[Stored data entries]
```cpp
static_assert(scan_scratch_layout().block_tot == 0 && scan_scratch_layout().block_off == 1024 && scan_scratch_layout().total_words == 2048,
              "scan scratch: 1024 totals, then 1024 offsets: one word each per scan block");

}
```

Baseline: 923.2 million.

## Double-buffer tile arena and zero the spare copy inside the prep kernel

Allocates two tile arenas and, on each step, has the halo prep kernel zero the idle arena with a grid-stride loop. The next step then swaps to the pre-zeroed arena instead of issuing a hipMemsetAsync. This removes one memset launch per step from the critical path. The cost is twice the arena memory, extra stores inside prep, and added state (the band_overflow flag is pinned to the first arena) that has to stay consistent across steps.

```diff
diff --git a/baryonification_amd/csrc/bfgx_api.hip b/baryonification_amd/csrc/bfgx_api.hip
--- a/baryonification_amd/csrc/bfgx_api.hip
+++ b/baryonification_amd/csrc/bfgx_api.hip
@@ -121,6 +121,11 @@
     int k1_fluid = 1;
     Tiling tiling;
     TileArena arena;
+    TileArenaLayout arena_layout{};
+    int32_t *arena_mem[2] = {nullptr, nullptr};
+    int arena_bound = 0;
+    bool spare_zero = false;
+    bool step_fold = true;
     int32_t *tile_start = nullptr, *entries = nullptr, *overflow = nullptr;
     int32_t *entries_a = nullptr, *slow_list = nullptr, *slow_cnt = nullptr;
     int32_t entries_a_cap = 0;
@@ -309,12 +314,12 @@
 struct TileLaunch {
     float *offsets_lo = nullptr;
     bool paint_pair_f32 = false;
-    float *omax = nullptr;
+    bool omax = false;
     int tile_lo = 0, tile_n = -1;
     int spread_tiles = -1;
 };
 
-static int launch_prep(bfgx_plan *p, const bfgx_catalog *c, int fallback4, bool bin, bool f64, bool rec_all)
+static int launch_prep(bfgx_plan *p, const bfgx_catalog *c, int fallback4, bool bin, bool f64, bool rec_all, bool zero_spare = false)
 {
     if (c->n == 0) return BFGX_OK;
     const unsigned grid = (unsigned)((c->n + 255) / 256);
@@ -330,6 +335,10 @@
         o.cnt_pad = p->cnt_pad;
         o.work_est = o.fast ? p->k0_work_est : nullptr;
         o.entries_a = p->entries_a; o.cap_a = p->entries_a_cap; o.slow_list = p->slow_list; o.slow_cnt = p->slow_cnt;
+        if (zero_spare) {
+            o.zero = (int4 *)p->arena_mem[1 - p->arena_bound];
+            o.zero_n = (int32_t)(p->arena.zeroed_bytes / 16);
+        }
     }
     o.ncell_m = p->model.tab.n[1] - 1; o.nrm1 = p->model.tab.n[2] - 1;
     o.blk_rows = p->cat_blk_rows; o.blk_stride = p->cat_blk_stride;
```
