template <int BLOCK_N, bool B_MN, int EPI>
__global__ void __launch_bounds__(kThreads, 1)
conv_tap_gemm_kernel(const __grid_constant__ CUtensorMap map_a, const __grid_constant__ CUtensorMap map_b,
                     const __grid_constant__ CUtensorMap map_d, const TapGemmParams p) {
  constexpr int kBBytes = BLOCK_N * BLOCK_K * 2;
  constexpr int kAccStride = acc_stride(BLOCK_N);
  extern __shared__ uint8_t smem_raw[];
  uint8_t* smem = reinterpret_cast<uint8_t*>((reinterpret_cast<uintptr_t>(smem_raw) + 1023) & ~uintptr_t(1023));
  uint8_t* s_ring = smem;
  uint8_t* b_ring = s_ring + p.s_stages * p.s_stage_bytes;
  uint8_t* staging = b_ring + p.b_stages * p.b_slot_bytes;
  [[maybe_unused]] float* stats_scratch = reinterpret_cast<float*>(staging + kStagingBytes);
  float* acc_smem = reinterpret_cast<float*>(staging + kStagingBytes + (EPI != 0 ? kStatsScratchBytes : 0));
  uint64_t* s_full = reinterpret_cast<uint64_t*>(reinterpret_cast<uint8_t*>(acc_smem) + acc_bytes(BLOCK_N));
  uint64_t* s_empty = s_full + kMaxRing;
  uint64_t* b_full = s_empty + kMaxRing;
  uint64_t* b_empty = b_full + kMaxRing;

  const int warp = threadIdx.x >> 5, lane = threadIdx.x & 31;
  const long long t_begin = clock64();
  const int num_tiles = p.num_m_tiles * p.num_n_tiles;
  const int cblocks = p.Kc / BLOCK_K;
  const int taps = p.R * p.S;
  const int chunks_per_tile = cblocks * taps;

  if (warp == 0 && lane == 0) { tma_prefetch_desc(&map_a); tma_prefetch_desc(&map_b); tma_prefetch_desc(&map_d); }
  if (warp == 1) {
    if (lane < kMaxRing) {
      mbar_init(&s_full[lane], (p.mode == 2 || p.b_resident) ? 1 : 2); mbar_init(&s_empty[lane], kMmaWarps);
      mbar_init(&b_full[lane], 1); mbar_init(&b_empty[lane], kMmaWarps);
    }
    asm volatile("fence.mbarrier_init.release.cluster;" ::: "memory");
  }
  __syncthreads();
#define B200_T0 if (dbg) t = clock64();
#define B200_T1(acc) if (dbg) acc += clock64() - t;

  if (warp == 0 || warp == 3) {
    const bool is_a = (warp == 0);
    int ss = 0, bs = 0;
    uint32_t sph = 0, bph = 0;
    long long d_w = 0, d_i = 0, t = 0;
    const bool dbg = p.dbg != nullptr && blockIdx.x == 0;
    if constexpr (!B_MN) {
      if (!is_a && p.b_resident) {
        if (elect_one()) {
          mbar_expect_tx(&b_full[0], (uint32_t)chunks_per_tile * kBBytes);
          int cb_i = 0, r_i = 0, s_i = 0;
          for (int q = 0; q < chunks_per_tile; ++q) {
            tma_load_2d(&map_b, &b_full[0], b_ring + q * kBBytes, (r_i * p.S + s_i) * p.b_tap_stride + cb_i * BLOCK_K, 0);
            if (++s_i == p.S) { s_i = 0; if (++r_i == p.R) { r_i = 0; ++cb_i; } }
          }
        }
        __syncwarp();
      }
    }
    for (int tile = blockIdx.x; tile < num_tiles; tile += gridDim.x) {
      const int mt = tile / p.num_n_tiles, nt = tile - mt * p.num_n_tiles;
      const int n0 = nt * BLOCK_N;
      int img0 = 0, h0 = 0;
      if (p.mode != 0) { img0 = (mt / p.tiles_h) * p.BI; h0 = (mt % p.tiles_h) * p.BH; }
      if (p.mode != 2) {
        if (!is_a && p.b_resident) continue;
        int cb = 0, r = 0, sx = 0;
        for (int q0 = 0; q0 < chunks_per_tile; q0 += p.KC) {
          B200_T0 mbar_wait(&s_empty[ss], sph ^ 1); B200_T1(d_w)
          B200_T0
          if (elect_one()) {
            uint8_t* dst = s_ring + ss * p.s_stage_bytes;
            int cb_i = cb, r_i = r, s_i = sx;
            if (is_a) {
              mbar_expect_tx(&s_full[ss], (uint32_t)p.KC * p.a_tx_bytes);
              for (int j = 0; j < p.KC; ++j) {
                if (p.mode == 0) {
                  tma_load_4d(&map_a, &s_full[ss], dst, cb_i * BLOCK_K, mt * 128, 0, 0);
                } else {
                  const int dh = p.mirror ? p.pad - r_i : r_i - p.pad, dw = p.mirror ? p.pad - s_i : s_i - p.pad;
                  tma_load_4d(&map_a, &s_full[ss], dst, cb_i * BLOCK_K, dw, h0 * p.row_mul + dh, img0);
                }
                dst += p.chunk_stride;
                if (++s_i == p.S) { s_i = 0; if (++r_i == p.R) { r_i = 0; ++cb_i; } }
              }
            } else {
              mbar_expect_tx(&s_full[ss], (uint32_t)p.KC * kBBytes);
              for (int j = 0; j < p.KC; ++j) {
                uint8_t* sb = dst + p.a_chunk_bytes;
                const int bcol = (r_i * p.S + s_i) * p.b_tap_stride;
                if constexpr (!B_MN) {
                  tma_load_2d(&map_b, &s_full[ss], sb, bcol + cb_i * BLOCK_K, n0);
                } else {
#pragma unroll
                  for (int c = 0; c < BLOCK_N / 64; ++c)
                    tma_load_2d(&map_b, &s_full[ss], sb + c * (64 * BLOCK_K * 2), bcol + n0 + 64 * c, cb_i * BLOCK_K);
                }
                dst += p.chunk_stride;
                if (++s_i == p.S) { s_i = 0; if (++r_i == p.R) { r_i = 0; ++cb_i; } }
              }
            }
          }
          __syncwarp();
          for (int j = 0; j < p.KC; ++j) { if (++sx == p.S) { sx = 0; if (++r == p.R) { r = 0; ++cb; } } }
          if (++ss == p.s_stages) { ss = 0; sph ^= 1; }
          B200_T1(d_i)
        }
      } else if (is_a) {
        for (int cb = 0; cb < cblocks; ++cb) {
          B200_T0 mbar_wait(&s_empty[ss], sph ^ 1); B200_T1(d_w)
          B200_T0
          if (elect_one()) {
            mbar_expect_tx(&s_full[ss], p.a_tx_bytes);
            tma_load_4d(&map_a, &s_full[ss], s_ring + ss * p.s_stage_bytes, cb * BLOCK_K, -p.pad, h0 - p.pad, img0);
          }
          __syncwarp();
          if (++ss == p.s_stages) { ss = 0; sph ^= 1; }
          B200_T1(d_i)
        }
      } else {
        for (int cb = 0; cb < cblocks; ++cb) {
          for (int tap0 = 0; tap0 < taps; tap0 += p.TB) {
            B200_T0 mbar_wait(&b_empty[bs], bph ^ 1); B200_T1(d_w)
            B200_T0
            if (elect_one()) {
              mbar_expect_tx(&b_full[bs], (uint32_t)p.TB * kBBytes);
              for (int j = 0; j < p.TB; ++j) {
                uint8_t* sb = b_ring + bs * p.b_slot_bytes + j * kBBytes;
                const int bcol = (tap0 + j) * p.b_tap_stride;
                if constexpr (!B_MN) {
                  tma_load_2d(&map_b, &b_full[bs], sb, bcol + cb * BLOCK_K, n0);
                } else {
#pragma unroll
                  for (int c = 0; c < BLOCK_N / 64; ++c)
                    tma_load_2d(&map_b, &b_full[bs], sb + c * (64 * BLOCK_K * 2), bcol + n0 + 64 * c, cb * BLOCK_K);
                }
              }
            }
            __syncwarp();
            if (++bs == p.b_stages) { bs = 0; bph ^= 1; }
            B200_T1(d_i)
          }
        }
      }
    }
    if (dbg && lane == 0) { p.dbg[is_a ? 0 : 2] = d_w; p.dbg[is_a ? 1 : 3] = d_i; }
  } else if (warp >= 4) {
    constexpr int kTB = B_MN ? 1 : 0;
    constexpr uint32_t kLboB = B_MN ? BLOCK_K * 128 : 16;
    constexpr uint32_t kStepB = B_MN ? UMMA_K * 128 : UMMA_K * 2;
    constexpr uint64_t kHalfA = (64 * 128) >> 4;
    const uint64_t a_desc0 = make_smem_desc(smem_u32(s_ring), 16, 1024);
    const uint64_t b_desc_s0 = make_smem_desc(smem_u32(s_ring), kLboB, 1024);
    const uint64_t b_desc_b0 = make_smem_desc(smem_u32(b_ring), kLboB, 1024);
    const int ew = warp - 4;
    const bool t0 = (ew == 0 && lane == 0);
    int ss = 0, bs = 0;
    uint32_t sph = 0, bph = 0, slab = 0;
    long long d_wf = 0, d_mma = 0, d_ep = 0, t = 0;
    const bool dbg = p.dbg != nullptr && blockIdx.x == 0 && t0;
    [[maybe_unused]] float st_s[BLOCK_N / 32], st_q[BLOCK_N / 32];
    constexpr bool STATS = (EPI != 0);
    [[maybe_unused]] float* tr = stats_scratch + ew * (32 * kTrStride);
    if constexpr (STATS) {
#pragma unroll
      for (int i = 0; i < BLOCK_N / 32; ++i) { st_s[i] = 0.f; st_q[i] = 0.f; }
    }
    if (p.b_resident) mbar_wait(&b_full[0], 0);
    for (int tile = blockIdx.x; tile < num_tiles; tile += gridDim.x) {
      WgAcc<BLOCK_N> acc;
      uint32_t acc_on = 0;
      if (p.mode != 2) {
        for (int q0 = 0; q0 < chunks_per_tile; q0 += p.KC) {
          B200_T0 mbar_wait(&s_full[ss], sph); B200_T1(d_wf)
          B200_T0
          wgmma_fence();
          uint32_t off = (uint32_t)(ss * p.s_stage_bytes);
          for (int j = 0; j < p.KC; ++j) {
            const uint64_t da = a_desc0 + (uint64_t)(off >> 4);
            const uint64_t db = p.b_resident ? b_desc_b0 + (uint64_t)(((uint32_t)(q0 + j) * (uint32_t)kBBytes) >> 4)
                                             : b_desc_s0 + (uint64_t)((off + p.a_chunk_bytes) >> 4);
#pragma unroll
            for (int k = 0; k < BLOCK_K / UMMA_K; ++k) {
              const uint64_t dak = da + (uint64_t)(k * ((UMMA_K * 2) >> 4));
              wgmma_tile<BLOCK_N, 0, kTB>(acc, dak, dak + kHalfA, db + (uint64_t)(k * (kStepB >> 4)), acc_on);
              acc_on = 1;
            }
            off += (uint32_t)p.chunk_stride;
          }
          wgmma_commit();
          wgmma_wait<0>();
          __syncwarp();
          if (lane == 0) mbar_arrive(&s_empty[ss]);
          if (++ss == p.s_stages) { ss = 0; sph ^= 1; }
          B200_T1(d_mma)
        }
      } else {
        for (int cb = 0; cb < cblocks; ++cb) {
          B200_T0 mbar_wait(&s_full[ss], sph); B200_T1(d_wf)
          const uint32_t a_off = (uint32_t)(ss * p.s_stage_bytes);
          for (int tap0 = 0; tap0 < taps; tap0 += p.TB) {
            B200_T0 mbar_wait(&b_full[bs], bph); B200_T1(d_wf)
            B200_T0
            wgmma_fence();
            int r = tap0 / p.S, sx = tap0 - r * p.S;
            for (int j = 0; j < p.TB; ++j) {
              const int rr = p.mirror ? (p.R - 1 - r) : r, sc = p.mirror ? (p.S - 1 - sx) : sx;
              const uint64_t da = make_desc_rowoff(smem_u32(s_ring) + a_off + (uint32_t)(rr * p.Wp + sc) * 128u, 16, 1024, p.set_base_offset);
              const uint64_t db = b_desc_b0 + (uint64_t)((uint32_t)(bs * p.b_slot_bytes + j * kBBytes) >> 4);
#pragma unroll
              for (int k = 0; k < BLOCK_K / UMMA_K; ++k) {
                const uint64_t dak = da + (uint64_t)(k * ((UMMA_K * 2) >> 4));
                wgmma_tile<BLOCK_N, 0, kTB>(acc, dak, dak + kHalfA, db + (uint64_t)(k * (kStepB >> 4)), acc_on);
                acc_on = 1;
              }
              if (++sx == p.S) { sx = 0; ++r; }
            }
            wgmma_commit();
            wgmma_wait<0>();
            __syncwarp();
            if (lane == 0) {
              mbar_arrive(&b_empty[bs]);
              if (tap0 + p.TB >= taps) mbar_arrive(&s_empty[ss]);
            }
            if (++bs == p.b_stages) { bs = 0; bph ^= 1; }
            B200_T1(d_mma)
          }
          if (++ss == p.s_stages) { ss = 0; sph ^= 1; }
        }
      }
      B200_T0
      const int mt = tile / p.num_n_tiles, nt = tile - mt * p.num_n_tiles;
      const int n0 = nt * BLOCK_N;
      int row0;
      if (p.mode == 0) row0 = mt * 128;
      else row0 = (((mt / p.tiles_h) * p.BI) * p.H + (mt % p.tiles_h) * p.BH) * p.W;
      int dense;
      bool valid = acc_row_to_dense(p, ew * 32 + lane, &dense);
      valid = valid && (row0 + dense < p.M_total);
      wg_bar_sync();
      acc_to_smem<BLOCK_N>(acc, acc_smem, kAccStride, threadIdx.x - 128);
      wg_bar_sync();
#pragma unroll
      for (int c = 0; c < BLOCK_N; c += 64) {
        if (n0 + c >= p.Nc) break;
        uint8_t* buf = staging + (slab & 1u) * kSlabBytes;
        const uint32_t buf_s = smem_u32(buf);
#pragma unroll
        for (int half = 0; half < 2; ++half) {
          uint32_t rr[32];
          acc_row_ld32(acc_smem, kAccStride, ew * 32 + lane, c + 32 * half, rr);
          if constexpr (EPI == 1) {
            float sv[32], qv[32];
#pragma unroll
            for (int i = 0; i < 32; ++i) {
              const float v = __bfloat162float(__float2bfloat16_rn(__uint_as_float(rr[i])));
              sv[i] = valid ? v : 0.f;
              qv[i] = sv[i] * sv[i];
            }
            const float cs = warp_column_sum32(sv, tr, lane);
            const float cq = warp_column_sum32(qv, tr, lane);
            const int ci = (c >> 5) + half;
#pragma unroll
            for (int i = 0; i < BLOCK_N / 32; ++i)
              if (i == ci) { st_s[i] += cs; st_q[i] += cq; }
          }
          if constexpr (EPI == 2) {
            const int col0 = n0 + c + 32 * half;
            const size_t grow = (size_t)(row0 + dense);
            float v[32];
#pragma unroll
            for (int i = 0; i < 32; ++i) v[i] = __uint_as_float(rr[i]);
            if (p.addend != nullptr && valid) {
              const uint4* ap = reinterpret_cast<const uint4*>(p.addend + grow * p.Nc + col0);
#pragma unroll
              for (int q = 0; q < 4; ++q) {
                const uint4 raw = __ldg(ap + q);
                const __nv_bfloat162* h = reinterpret_cast<const __nv_bfloat162*>(&raw);
#pragma unroll
                for (int j = 0; j < 4; ++j) { const float2 f = __bfloat1622float2(h[j]); v[8 * q + 2 * j] += f.x; v[8 * q + 2 * j + 1] += f.y; }
              }
            }
#pragma unroll
            for (int i = 0; i < 32; ++i) { v[i] = __bfloat162float(__float2bfloat16_rn(v[i])); rr[i] = __float_as_uint(v[i]); }
            if (p.bn_x != nullptr) {
              float sv[32], qv[32];
              uint32_t mk = 0xffffffffu;
              float xv[32];
              if (valid) {
                const uint4* xp = reinterpret_cast<const uint4*>(p.bn_x + grow * p.Nc + col0);
#pragma unroll
                for (int q = 0; q < 4; ++q) {
                  const uint4 raw = __ldg(xp + q);
                  const __nv_bfloat162* h = reinterpret_cast<const __nv_bfloat162*>(&raw);
#pragma unroll
                  for (int j = 0; j < 4; ++j) { const float2 f = __bfloat1622float2(h[j]); xv[8 * q + 2 * j] = f.x; xv[8 * q + 2 * j + 1] = f.y; }
                }
                if (p.bn_mask != nullptr) mk = __ldg(reinterpret_cast<const uint32_t*>(p.bn_mask + grow * (size_t)(p.Nc >> 3) + (col0 >> 3)));
              } else {
                mk = 0u;
#pragma unroll
                for (int i = 0; i < 32; ++i) xv[i] = 0.f;
              }
              const float my_mean = (col0 + lane < p.Nc) ? __ldg(p.bn_mean + col0 + lane) : 0.f;
              const float my_rstd = (col0 + lane < p.Nc) ? __ldg(p.bn_rstd + col0 + lane) : 0.f;
#pragma unroll
              for (int i = 0; i < 32; ++i) {
                const float mean_i = __shfl_sync(0xffffffffu, my_mean, i), rstd_i = __shfl_sync(0xffffffffu, my_rstd, i);
                const float dyp = ((mk >> i) & 1u) ? v[i] : 0.f;
                sv[i] = dyp;
                qv[i] = dyp * (xv[i] - mean_i) * rstd_i;
              }
              const float cs = warp_column_sum32(sv, tr, lane);
              const float cq = warp_column_sum32(qv, tr, lane);
              const int ci = (c >> 5) + half;
#pragma unroll
              for (int i = 0; i < BLOCK_N / 32; ++i)
                if (i == ci) { st_s[i] += cs; st_q[i] += cq; }
            }
          }
          if (valid) {
#pragma unroll
            for (int q = 0; q < 4; ++q) {
              __nv_bfloat162 h[4];
#pragma unroll
              for (int j = 0; j < 4; ++j) h[j] = __floats2bfloat162_rn(__uint_as_float(rr[8 * q + 2 * j]), __uint_as_float(rr[8 * q + 2 * j + 1]));
              const int chunk = half * 4 + q;
              const uint32_t* w = reinterpret_cast<const uint32_t*>(h);
              asm volatile("st.shared.v4.b32 [%0], {%1, %2, %3, %4};"
                           ::"r"(buf_s + (uint32_t)(dense * 128 + ((chunk ^ (dense & 7)) << 4))), "r"(w[0]), "r"(w[1]), "r"(w[2]), "r"(w[3]) : "memory");
            }
          }
        }
        fence_async_smem();
        if (t0) bulk_wait_read_all();
        epi_bar_sync();
        if (t0) { tma_store_2d(&map_d, buf, n0 + c, row0); bulk_commit(); }
        ++slab;
      }
      B200_T1(d_ep)
    }
    if (dbg) { p.dbg[5] = d_wf; p.dbg[6] = d_mma; p.dbg[9] = d_ep; }
    if (STATS && p.col_stats != nullptr) {
      float* comb = stats_scratch;
      epi_bar_sync();
#pragma unroll
      for (int i = 0; i < BLOCK_N / 32; ++i) {
        comb[(ew * 2 + 0) * BLOCK_N + 32 * i + lane] = st_s[i];
        comb[(ew * 2 + 1) * BLOCK_N + 32 * i + lane] = st_q[i];
      }
      epi_bar_sync();
      const int nt = blockIdx.x % p.num_n_tiles;
      const size_t g = (size_t)(blockIdx.x / p.num_n_tiles), G = (size_t)(gridDim.x / p.num_n_tiles);
      for (int j = ew * 32 + lane; j < 2 * BLOCK_N; j += 128) {
        const int which = j / BLOCK_N, cc = j - which * BLOCK_N;
        const int col = nt * BLOCK_N + cc;
        if (col < p.Nc) {
          const float v = ((comb[(0 * 2 + which) * BLOCK_N + cc] + comb[(1 * 2 + which) * BLOCK_N + cc]) + comb[(2 * 2 + which) * BLOCK_N + cc]) +
                          comb[(3 * 2 + which) * BLOCK_N + cc];
          p.col_stats[((size_t)which * G + g) * p.Nc + col] = v;
        }
      }
    }
    if (t0) bulk_wait_all();
  }

  __syncthreads();
  if (p.dbg != nullptr && blockIdx.x == 0 && threadIdx.x == 0) p.dbg[10] = clock64() - t_begin;
}
#undef B200_T0
#undef B200_T1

- **What is expected**: Copy here each line of the preceding records with "grow" in it.

- **Response to this task**:
            const size_t grow = (size_t)(row0 + dense);
              const uint4* ap = reinterpret_cast<const uint4*>(p.addend + grow * p.Nc + col0);
                const uint4* xp = reinterpret_cast<const uint4*>(p.bn_x + grow * p.Nc + col0);
                if (p.bn_mask != nullptr) mk = __ldg(reinterpret_cast<const uint32_t*>(p.bn_mask + grow * (size_t)(p.Nc >> 3) + (col0 >> 3)));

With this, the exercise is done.